According to the industry on Wednesday, NXP from Netherlands, Infineon Technologies from Germany, STMicroelectronics from Switzerland, Renasas from Japan, and Texas Instruments from the United States have all witnessed their performance rise in the first quarter.
Infineon made about $1.5 billion (1.6466 trillion KRW) in sales from automotive semiconductors and had its first quarter performance improve by 45% compared to the first quarter last year. While its operating profit rate was 5.8% last year, its profit rate in this first quarter increased by more than 10% and reached 16.2%.
Renasas recorded $940 million (1.0584 trillion KRW) in sales which is more than 10% of what it made last year. Its operating profit was $210 million (22.8 billion yen) and it increased by 58.3% compared to last year.
NXP’s sales from automotive semiconductors jumped 24% from $994 million last year to $1.229 billion this year. Sales from automotive semiconductors take up about 50% of the company’s entire sales.

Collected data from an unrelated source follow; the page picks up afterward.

diff --git a/inferflow_amd/csrc/ifa_decode_route.h b/inferflow_amd/csrc/ifa_decode_route.h
--- a/inferflow_amd/csrc/ifa_decode_route.h
+++ b/inferflow_amd/csrc/ifa_decode_route.h
@@ -86,4 +86,27 @@
     return r;
 }
 
+struct DecSegment { int first_step = 0, n_steps = 0; DecRoute route; };
+constexpr int DEC_ROUTE_MAX_SEGMENTS = 5;
+
+inline int plan_decode_segments(DecRouteFacts f, int start_pos, int n_steps, DecSegment *out)
+{
+    const int end = start_pos + n_steps;
+    f.reach = end;
+    if (f.own_launches) { out[0].first_step = 0; out[0].n_steps = n_steps; out[0].route = plan_decode_route(f); return 1; }
+    int edges[5] = {64, 128, plan_decode_route(f).split_threshold, 8192, end};
+    std::sort(edges, edges + 5);
+    int n = 0, lo = start_pos;
+    for (int e : edges) {
+        const int reach = std::min(e, end);
+        if (reach <= lo) continue;
+        f.reach = reach;
+        const DecRoute r = plan_decode_route(f);
+        if (n > 0 && out[n - 1].route == r) out[n - 1].n_steps += reach - lo;
+        else { out[n].first_step = lo - start_pos; out[n].n_steps = reach - lo; out[n].route = r; n++; }
+        lo = reach;
+    }
+    return n;
 }
+
+}
diff --git a/inferflow_amd/csrc/ifa_engine.hip b/inferflow_amd/csrc/ifa_engine.hip
--- a/inferflow_amd/csrc/ifa_engine.hip
+++ b/inferflow_amd/csrc/ifa_engine.hip
@@ -103,18 +103,25 @@
     return IFA_OK;
 }
 
-void drop_graphs(ifa_model *m)
+static void drop_step_graphs(std::vector<ifa_model::StepGraph> &steps)
+{
+    for (auto &g : steps) {
+        if (g.exec) (void)hipGraphExecDestroy(g.exec);
+        if (g.graph) (void)hipGraphDestroy(g.graph);
+    }
+    steps.clear();
+}
+
+void drop_graphs(ifa_model *m, bool keep_steps)
 {
     if (m->tp_graph_exec) { (void)hipGraphExecDestroy(m->tp_graph_exec); m->tp_graph_exec = nullptr; }
     if (m->tp_graph) { (void)hipGraphDestroy(m->tp_graph); m->tp_graph = nullptr; }
-    if (m->graph_exec) { (void)hipGraphExecDestroy(m->graph_exec); m->graph_exec = nullptr; }
-    if (m->graph) { (void)hipGraphDestroy(m->graph); m->graph = nullptr; }
+    if (!keep_steps) {
+        drop_step_graphs(m->step_graphs);
+        for (auto &sl : m->slots) drop_step_graphs(sl.steps);
+    }
     if (m->graph_exec_n) { (void)hipGraphExecDestroy(m->graph_exec_n); m->graph_exec_n = nullptr; }
     if (m->graph_n) { (void)hipGraphDestroy(m->graph_n); m->graph_n = nullptr; }
-    for (auto &sl : m->slots) {
-        if (sl.exec) { (void)hipGraphExecDestroy(sl.exec); sl.exec = nullptr; }
-        if (sl.graph) { (void)hipGraphDestroy(sl.graph); sl.graph = nullptr; }
-    }
     for (auto &kv : m->batch_graphs) if (kv.second) (void)hipGraphExecDestroy(kv.second);
     m->batch_graphs.clear();
     for (auto &kv : m->draft_graphs) if (kv.second) (void)hipGraphExecDestroy(kv.second);
@@ -504,12 +511,12 @@
     ifa_model::KvSlot &out = m->slots[(size_t)m->cur_slot], &in = m->slots[(size_t)slot];
     out.k.clear(); out.v.clear();
     for (Layer &L : m->layers) { out.k.push_back(std::move(L.kcache)); out.v.push_back(std::move(L.vcache)); }
-    out.graph = m->graph; out.exec = m->graph_exec;
+    out.steps = std::move(m->step_graphs);
     if (m->graph_exec_n) { (void)hipGraphExecDestroy(m->graph_exec_n); m->graph_exec_n = nullptr; }
     if (m->graph_n) { (void)hipGraphDestroy(m->graph_n); m->graph_n = nullptr; }
     for (size_t l = 0; l < m->layers.size(); l++) { m->layers[l].kcache = std::move(in.k[l]); m->layers[l].vcache = std::move(in.v[l]); }
-    m->graph = in.graph; m->graph_exec = in.exec;
-    in.k.clear(); in.v.clear(); in.graph = nullptr; in.exec = nullptr;
+    m->step_graphs = std::move(in.steps);
+    in.k.clear(); in.v.clear(); in.steps.clear();
     m->cur_slot = slot;
     return IFA_OK;
 }
@@ -577,6 +584,35 @@
     IFA_REQUIRE(f.head_dim >= 8 && f.max_ctx >= 1, "ifa_decode_route_plan: head_dim %d, max_ctx %d", f.head_dim, f.max_ctx);
     const DecRoute r = plan_decode_route(f);
     memcpy(out, &r, sizeof(r));
+    return IFA_OK;
+}
+
+int ifa_decode_segments_plan(const int *facts, int n_facts, int start_pos, int n_steps, int *out, int n_out)
+{
+    constexpr int per = 2 + DEC_ROUTE_N_OUT;
+    IFA_REQUIRE(facts && out && n_facts == DEC_ROUTE_N_FACTS && n_out >= 1 + DEC_ROUTE_MAX_SEGMENTS * per, "ifa_decode_segments_plan: %d facts, %d outputs expected", DEC_ROUTE_N_FACTS, 1 + DEC_ROUTE_MAX_SEGMENTS * per);
+    DecRouteFacts f;
+    memcpy(&f, facts, sizeof(f));
+    IFA_REQUIRE(f.head_dim >= 8 && f.max_ctx >= 1, "ifa_decode_segments_plan: head_dim %d, max_ctx %d", f.head_dim, f.max_ctx);
+    IFA_REQUIRE(start_pos >= 0 && n_steps > 0, "ifa_decode_segments_plan: start_pos %d, n_steps %d", start_pos, n_steps);
+    DecSegment segs[DEC_ROUTE_MAX_SEGMENTS];
+    out[0] = plan_decode_segments(f, start_pos, n_steps, segs);
+    for (int i = 0; i < out[0]; i++) {
+        out[1 + i * per] = segs[i].first_step; out[2 + i * per] = segs[i].n_steps;
+        memcpy(out + 3 + i * per, &segs[i].route, sizeof(DecRoute));
+    }
+    return IFA_OK;
+}
+
+int ifa_model_decode_segments(ifa_model *m, int *out, int n_out)
+{
+    constexpr int per = 2 + DEC_ROUTE_N_OUT;
+    IFA_REQUIRE(m && out && n_out >= 2 + DEC_ROUTE_MAX_SEGMENTS * per, "ifa_model_decode_segments: %d outputs expected", 2 + DEC_ROUTE_MAX_SEGMENTS * per);
+    out[0] = m->last_n_segs; out[1] = m->last_captures;
+    for (int i = 0; i < m->last_n_segs; i++) {
+        out[2 + i * per] = m->last_start_pos + m->last_segs[i].first_step; out[3 + i * per] = m->last_segs[i].n_steps;
+        memcpy(out + 4 + i * per, &m->last_segs[i].route, sizeof(DecRoute));
+    }
     return IFA_OK;
 }
 
diff --git a/inferflow_amd/csrc/ifa_engine_decode.hip b/inferflow_amd/csrc/ifa_engine_decode.hip
--- a/inferflow_amd/csrc/ifa_engine_decode.hip
+++ b/inferflow_amd/csrc/ifa_engine_decode.hip
@@ -174,13 +174,10 @@
     return f;
 }
 
-int decode_route_ready(ifa_model *m, int reach, bool own_launches)
-{
-    const ifa_model_config &c = m->cfg;
-    const DecRoute route = plan_decode_route(route_facts(m, reach, own_launches));
-    m->route_reach = reach;
-    if (!(route == m->route)) { m->route = route; drop_graphs(m); }
-    if (route.kind == DEC_ROUTE_FUSED_TAIL && !m->qa_gran) {
+static int route_buffers_ready(ifa_model *m, bool tail, bool chain)
+{
+    const ifa_model_config &c = m->cfg;
+    if (tail && !m->qa_gran) {
         const size_t n = (size_t)c.layers * (size_t)(c.heads + 2 * c.kv_heads) * c.head_dim;
         DevBuf<unsigned long long> gran; DevBuf<unsigned> call, err;
         int rc;
@@ -191,7 +188,7 @@
         m->qa_gran = std::move(gran); m->qa_call = std::move(call); m->qa_err = std::move(err);
         IFA_HIP_CHECK(hipStreamSynchronize(m->stream));
     }
-    if (route.chain && !m->ch_gran) {
+    if (chain && !m->ch_gran) {
         const size_t n = (size_t)c.layers * (size_t)(c.dim + (int)m->layers[0].t[T_W1].rows);
         DevBuf<uint32_t> gran, flags; DevBuf<unsigned> call, err;
         int rc;
@@ -206,6 +203,16 @@
         IFA_HIP_CHECK(hipStreamSynchronize(m->stream));
     }
     return IFA_OK;
+}
+
+int decode_route_ready(ifa_model *m, int reach, bool own_launches, DecRouteFacts *facts_out)
+{
+    const DecRouteFacts facts = route_facts(m, reach, own_launches);
+    const DecRoute route = plan_decode_route(facts);
+    if (facts_out) *facts_out = facts;
+    m->route_reach = reach;
+    if (!(route == m->route)) { m->route = route; drop_graphs(m, true); }
+    return route_buffers_ready(m, route.kind == DEC_ROUTE_FUSED_TAIL, route.chain != 0);
 }
 
 void qkv_params(ifa_model *m, int l, const half_t *x, DecGemvParams &P)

Texas Instruments recorded an operating profit of $1.939 billion KRW which is a 56% increase compared to last year. Although the company did not announce its sales from automotive semiconductors, it can be assumed that the company’s automotive semiconductor business was a major factor for the company’s positive performance in the first quarter. Texas Instruments stated that the company’s automotive semiconductor shipments in the fourth quarter last year and this first quarter increased by 25% compared to the fourth quarter of 2019.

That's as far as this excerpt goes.